Friday, October 23, 2009

The Redneck Mobile Strikes Again


Dear Car,

I think we need to talk. I couldn't help but notice that you have been acting out lately. In fact, it seems that every time one of the dogs gets sick, you have to try to out sick them. For instance, when Bella broke her foot earlier this year, you broke your air conditioner and started overheating. When Bella developed a skin infection and had a polyp appear on her rear end a few weeks ago, you nuked your battery and your alternator twice. Now that Bella has a bladder infection, you've made the heater go out. What gives?

Are you throwing these temper tantrums out of jealousy? Do you think that I love the dogs more than you? I assure you that Mommy loves all her babies equally. If I could bring you inside and let you sleep on my pillow, I would, but let's face it. You're a little too big for that. You can't even fit into the garage, let alone in my bed.

Are you ashamed of the nicknames that I give you? If so, I'll admit that the Redneck Mobile and Bessie aren't the most flattering monikers ever. I mean I wouldn't want to be associated with the punchline of a Jeff Foxworthy joke or a fat, slow cow that couldn't make it up the hill either. So tell me, what would you prefer to be called? I could always call you Cam. Granted, it's not that original, being that it is just a shortened form of Camaro, but it is better than the other two. How about the Dark Knight? Sure, Batman has pretty much cornered the market for that nickname, but if you down ten shots, spin around three times, and squint really hard, you could pass for the Batmobile...sort of.

Are you envious of the cars next door that get washed every other day? If so, don't be. It's flu season, and there is such a thing as being too clean. All that washing means that sooner or later, the good bacteria is going to die off, the bad bacteria is going to build up a resistance to the anti-bacterials, and then, with the good bacteria gone, they're going to take over. Once that happens, those cars are going to turn into a Nyquil commercial on wheels. I'm leaving you dirty for your own good. Besides, a light coating of dust merely gives you more character. Can the cars next door say that?

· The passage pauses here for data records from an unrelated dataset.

__device__ __forceinline__ unsigned long long gtimer() {
  unsigned long long t; asm volatile("mov.u64 %0, %%globaltimer;" : "=l"(t)); return t;
}
__device__ __forceinline__ void tl_min_stamp(const unsigned long long *base_, int i) {
  if (base_) atomicMin(const_cast<unsigned long long *>(base_) + i, gtimer());
}
__device__ __forceinline__ void tl_max_stamp(const unsigned long long *base_, int i) {
  if (base_) atomicMax(const_cast<unsigned long long *>(base_) + i, gtimer());
}
__device__ __forceinline__ uint32_t smem_u32(const void *p) { return (uint32_t)__cvta_generic_to_shared(p); }
__device__ __forceinline__ void mbar_init(uint32_t bar, uint32_t count) {
  asm volatile("mbarrier.init.shared::cta.b64 [%0], %1;" ::"r"(bar), "r"(count) : "memory");
}
__device__ __forceinline__ void mbar_expect_tx(uint32_t bar, uint32_t bytes) {
  asm volatile("mbarrier.arrive.expect_tx.shared::cta.b64 _, [%0], %1;" ::"r"(bar), "r"(bytes) : "memory");
}
__device__ __forceinline__ void mbar_arrive(uint32_t bar) {
  asm volatile("mbarrier.arrive.shared::cta.b64 _, [%0];" ::"r"(bar) : "memory");
}
__device__ __forceinline__ void mbar_wait(uint32_t bar, uint32_t parity) {
  uint32_t done;
  uint32_t spins = 0;
  do {
    asm volatile(
        "{\n\t.reg .pred p;\n\t"
        "mbarrier.try_wait.parity.shared::cta.b64 p, [%1], %2;\n\t"
        "selp.u32 %0, 1, 0, p;\n\t}"
        : "=r"(done) : "r"(bar), "r"(parity) : "memory");
    if (!done && ++spins == (1u << 26)) __trap();
  } while (!done);
}
__device__ __forceinline__ void tma_load_4d(uint32_t dst, const CUtensorMap *tm, uint32_t bar, int c0, int c1,
                                            int c2, int c3) {
  asm volatile(
      "cp.async.bulk.tensor.4d.shared::cluster.global.mbarrier::complete_tx::bytes [%0], [%1, {%3, %4, %5, %6}], [%2];"
      ::"r"(dst), "l"(reinterpret_cast<uint64_t>(tm)), "r"(bar), "r"(c0), "r"(c1), "r"(c2), "r"(c3) : "memory");
}
__device__ __forceinline__ void tma_load_2d(uint32_t dst, const CUtensorMap *tm, uint32_t bar, int c0, int c1) {
  asm volatile(
      "cp.async.bulk.tensor.2d.shared::cluster.global.mbarrier::complete_tx::bytes [%0], [%1, {%3, %4}], [%2];"
      ::"r"(dst), "l"(reinterpret_cast<uint64_t>(tm)), "r"(bar), "r"(c0), "r"(c1) : "memory");
}
__device__ __forceinline__ void prefetch_tmap(const CUtensorMap *tm) {
  asm volatile("prefetch.tensormap [%0];" ::"l"(reinterpret_cast<uint64_t>(tm)) : "memory");
}

__device__ __forceinline__ uint64_t make_smem_desc(uint32_t saddr) {
  uint64_t d = 0;
  d |= (uint64_t)((saddr & 0x3FFFFu) >> 4);
  d |= (uint64_t)1 << 16;
  d |= (uint64_t)(1024 >> 4) << 32;
  d |= (uint64_t)1 << 62;
  return d;
}

__device__ __forceinline__ uint64_t make_smem_desc_64b(uint32_t saddr) {
  uint64_t d = 0;
  d |= (uint64_t)((saddr & 0x3FFFFu) >> 4);
  d |= (uint64_t)1 << 16;
  d |= (uint64_t)(512 >> 4) << 32;
  d |= (uint64_t)2 << 62;
  return d;
}
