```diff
@@ -1984,7 +2035,49 @@
   block_flush(a);
 }
 
-#undef active
+template <bool PLAIN, bool LOSSY = false, bool PLAIN_ETF = false, bool SLICED = false>
+__device__ __forceinline__ void transport_body(const KArgs* __restrict__ ka) {
+  CK* a = (CK*)ka;
+  if (a->n_dev && *a->n_dev == 0) return;
+  const int ne = a->P.n_grid + 2;
+  block_prologue(a);
+  __syncthreads();
+
+  bool oblique;
+  {
+    int ob = 0;
+    for (int i = threadIdx.x; i < ne; i += blockDim.x) ob |= S_bsin[i] != 0.0;
+    oblique = __builtin_amdgcn_readfirstlane(__syncthreads_or(ob)) != 0;
+  }
+  Hot h;
+  double l_bcmb, l_pe_crit, l_game_crit;
+  hot_setup<PLAIN, LOSSY, PLAIN_ETF, false>(a, oblique, h, l_bcmb, l_pe_crit, l_game_crit);
+  mcsm::HotCoef kc;
+  hotcoef_setup(kc);
+
+  Pt p;
+  Rng rng;
+  p.weight = 0; p.ptot_pf = 1; p.pb_pf = 0; p.p_perp = 1; p.gam_pf = 1; p.x = 0; p.x_old = 0; p.phi = 0; p.prp = 0; p.acctime = 0;
+  p.xn_per = 1; p.dphi = 0; p.gyro_denom = 0; p.gyro_rad = 0; p.gyro_rad_tot = 0; p.gyro_period = 0; p.t_step = 0;
+  p.rp_val = 1; p.cm_val = 1; p.rg_val = 1; p.x_dt = 0; p.t_ev = 0; p.flags = 0; p.ovr_inc = 0; p.n_ovr = 0u;
+  p.z_gsf = 1; p.z_bcos = 1; p.z_ux = 0; p.z_gef = 1; p.z_lo = 0; p.z_hi = 0; p.t_hi = 0; p.t_lo = 0; p.c_gef = 0; p.c_tev = 0;
+  p.i_grid = 0; p.i_grid_old = 0; p.ig3 = 0; p.helix = 0; p.tcut = 1; p.n_retro = 0; p.downstream = false; p.inj = false;
+  p.npush = 0;
+  rng.init(0ull);
+  int act = 0;
+  int evw = 0;
+  double phi_prev = 0.0;
+  long long k = -1;
+  unsigned ev_pending = 0;
+  transport_phase<PLAIN, LOSSY, PLAIN_ETF, SLICED, false>(a, h, kc, l_bcmb, l_pe_crit, l_game_crit, p, rng, k, phi_prev, act, evw, ev_pending);
+  {
+    LaneState ls;
+    ls.p = p; ls.rng = rng; ls.k = k; ls.phi_prev = phi_prev; ls.act = act; ls.evw = evw; ls.ev_pending = ev_pending;
+    ls.oblique = oblique ? 1 : 0;
+    transport_tail<PLAIN, LOSSY, PLAIN_ETF, SLICED>(a, &ls);
+  }
+  transport_epilogue<PLAIN, LOSSY, PLAIN_ETF, SLICED>(a);
+}
 
 extern "C" __global__ void __launch_bounds__(256, MCS_WAVES_PER_SIMD) mcs_k_transport(const KArgs* __restrict__ ka) {
   transport_body<false>(ka);
```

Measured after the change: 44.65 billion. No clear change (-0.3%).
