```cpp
__device__ __forceinline__ void b3_split8(const f32x4 &a, const f32x4 &b, bf16x8 (&pl)[3]) {
    typedef unsigned u32x4 __attribute__((ext_vector_type(4)));
    const float x[8] = {a[0], a[1], a[2], a[3], b[0], b[1], b[2], b[3]};
    u32x4 p0, p1, p2;
#ifdef R3D_EXP_NOSPLIT_W
#pragma unroll
    for (int i = 0; i < 4; ++i) p0[i] = p1[i] = p2[i] = b3_pack(x[2 * i], x[2 * i + 1]);
    pl[0] = __builtin_bit_cast(bf16x8, p0);
    pl[1] = __builtin_bit_cast(bf16x8, p1);
// ... 1985 lines not shown
        const int col0 = __builtin_amdgcn_readfirstlane(td.z);
        const int ks = __builtin_amdgcn_readfirstlane(td.w);
        int sig_base = 0, sig_add = 0, tflags = 0, sig_base2 = -1;
        LateWait late{0, 0, nullptr, nullptr, 0};
        TileDeps tdep{nullptr, 0, nullptr, nullptr, false, nullptr, 0};
        if constexpr (DEP) {
            const int4 te = make_int4(__builtin_amdgcn_readlane(dw, 4), __builtin_amdgcn_readlane(dw, 5), __builtin_amdgcn_readlane(dw, 6), __builtin_amdgcn_readlane(dw, 7));
            const int ndep = __builtin_amdgcn_readfirstlane(te.x);
            sig_base = __builtin_amdgcn_readfirstlane(te.y);
            sig_add = __builtin_amdgcn_readfirstlane(te.z);
            tflags = __builtin_amdgcn_readfirstlane(te.w);
#ifdef R3D_TIMING
            if (dbg_arg && threadIdx.x == 0) dbg_arg[16384 + (long long)t * 4 + 0] = wall_clock64();
#endif
#ifndef R3D_TIMING
            constexpr bool LATE = !B3 && !ENC;
#else
            constexpr bool LATE = false;
#endif
            const bool wait_here = ndep > 0 && (!NARROW || !tile_is_narrow(ks));
            if (wait_here && !LATE) wait_deps_reg(dw, ndep, cnt, abort_flag, fargs->spin_ticks);
            if (wait_here && LATE) late = LateWait{dw, ndep, cnt, abort_flag, fargs->spin_ticks};
#ifdef R3D_TIMING
            if (dbg_arg && threadIdx.x == 0) dbg_arg[16384 + (long long)t * 4 + 1] = wall_clock64();
#endif
            tdep = TileDeps{tiles + t * TS, NARROW && tile_is_narrow(ks) ? ndep : 0, cnt, abort_flag, NARROW && fargs->poll != 0, nullptr, fargs->spin_ticks};
#ifdef R3D_TIMING
            if (dbg_arg) tdep.tstamp = dbg_arg + 16384 + (long long)t * 4;
#endif
        }
        ProbRef P = DEP ? *((const GemmProb __attribute__((address_space(4))) *)fargs->probs + pi) : args->p[pi];
#ifdef R3D_TIMING
        dbg = dbg_base && t - t0 < 8 ? dbg_base + (t - t0) * 8 : nullptr;
#endif
        bool signalled = false;
        do {
        if constexpr (ENC) {
            (void)ks;
            switch (mi) {
                case 1: enc_tile<1, UV>(P, row0, col0, new_prob, smem, dbg); break;
                case 2: enc_tile<2, UV>(P, row0, col0, new_prob, smem, dbg); break;
                default: enc_tile<3, UV>(P, row0, col0, new_prob, smem, dbg); break;
            }
        } else {
            if (P.w3 != nullptr) {
                int n = 1;
                while (t + n < t1 && __builtin_amdgcn_readfirstlane(tiles[(t + n) * TS].x) == __builtin_amdgcn_readfirstlane(td.x)) ++n;
#ifdef R3D_TIMING
                long long *run_dbg = dbg_base && t - t0 < 8 ? dbg_base + (t - t0) * 8 : nullptr;
#else
                long long *run_dbg = nullptr;
#endif
                const int4 *tl = tiles + t * TS;
                if (CLIP && P.lut == nullptr) {
                  if constexpr (CLIP) {
                    if (mi >= 2) first_level_shared<2>(P, tl, TS, n, smem, cnt, run_dbg);
                    else first_level_shared<1>(P, tl, TS, n, smem, cnt, run_dbg);
                  }
                } else if (B3 && P.wb3 != nullptr) {
                  if constexpr (B3) {
                    if (P.K <= 64) {
                        if (mi >= 2) first_level_taps_b3<2, false, UV>(P, tl, TS, n, new_prob, smem, cnt, run_dbg);
                        else first_level_taps_b3<1, false, UV>(P, tl, TS, n, new_prob, smem, cnt, run_dbg);
                    } else {
                        if (mi >= 2) first_level_taps_b3<2, true, UV>(P, tl, TS, n, new_prob, smem, cnt, run_dbg);
                        else first_level_taps_b3<1, true, UV>(P, tl, TS, n, new_prob, smem, cnt, run_dbg);
// ... 154 lines not shown
```

ray3d_amd/csrc/r3d_timing.cpp:

```cpp
#ifdef R3D_TIMING
#include <algorithm>
#include <cstdio>
#include <cstring>

#include "r3d_internal.hpp"

namespace r3d {

static long long *timing_buf1 = nullptr;
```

Is it that you want me to get your dents and paint job fixed? Is that why you keep throwing fits? Well, guess what. I have a lot more dents that need to be fixed than you do. In case you have forgotten, Dr. Evil botched up my nose and chin job eight years ago, and I still need to get them fixed. Then there are the droopy eyelids, the barely existent lips, the wrinkles I can't stand underneath my eyes, the yellow teeth, and the tracheotomy scar that I'd like to get done. Unfortunately, I can't afford to fix even one of those things, let alone all of them, so you're just going to have to learn to live with your dents like I have.

Are you scared that the nightmare dream that I told you about will come true? You know the one where my father and Tina's babydaddy repaint you to look like the General Lee. If so, I can promise you that I will never paint you orange and that I will never allow the Dixie flag to be painted onto your roof or any other part of your body. I'd sooner drive a Schwinn.

I hope that this little talk quelled some of your anxieties because your weekly temper tantrums are costing me an arm and a leg. Seriously, I spent $130 getting your heater fixed this week, and that's a lot more than I spent at the vet on the same day. If you wanted my attention, you got it. Now please, please, pretty please with a cherry on top stop breaking things and just chill for awhile. I don't want to be on a first name basis with the Goodyear auto mechanics.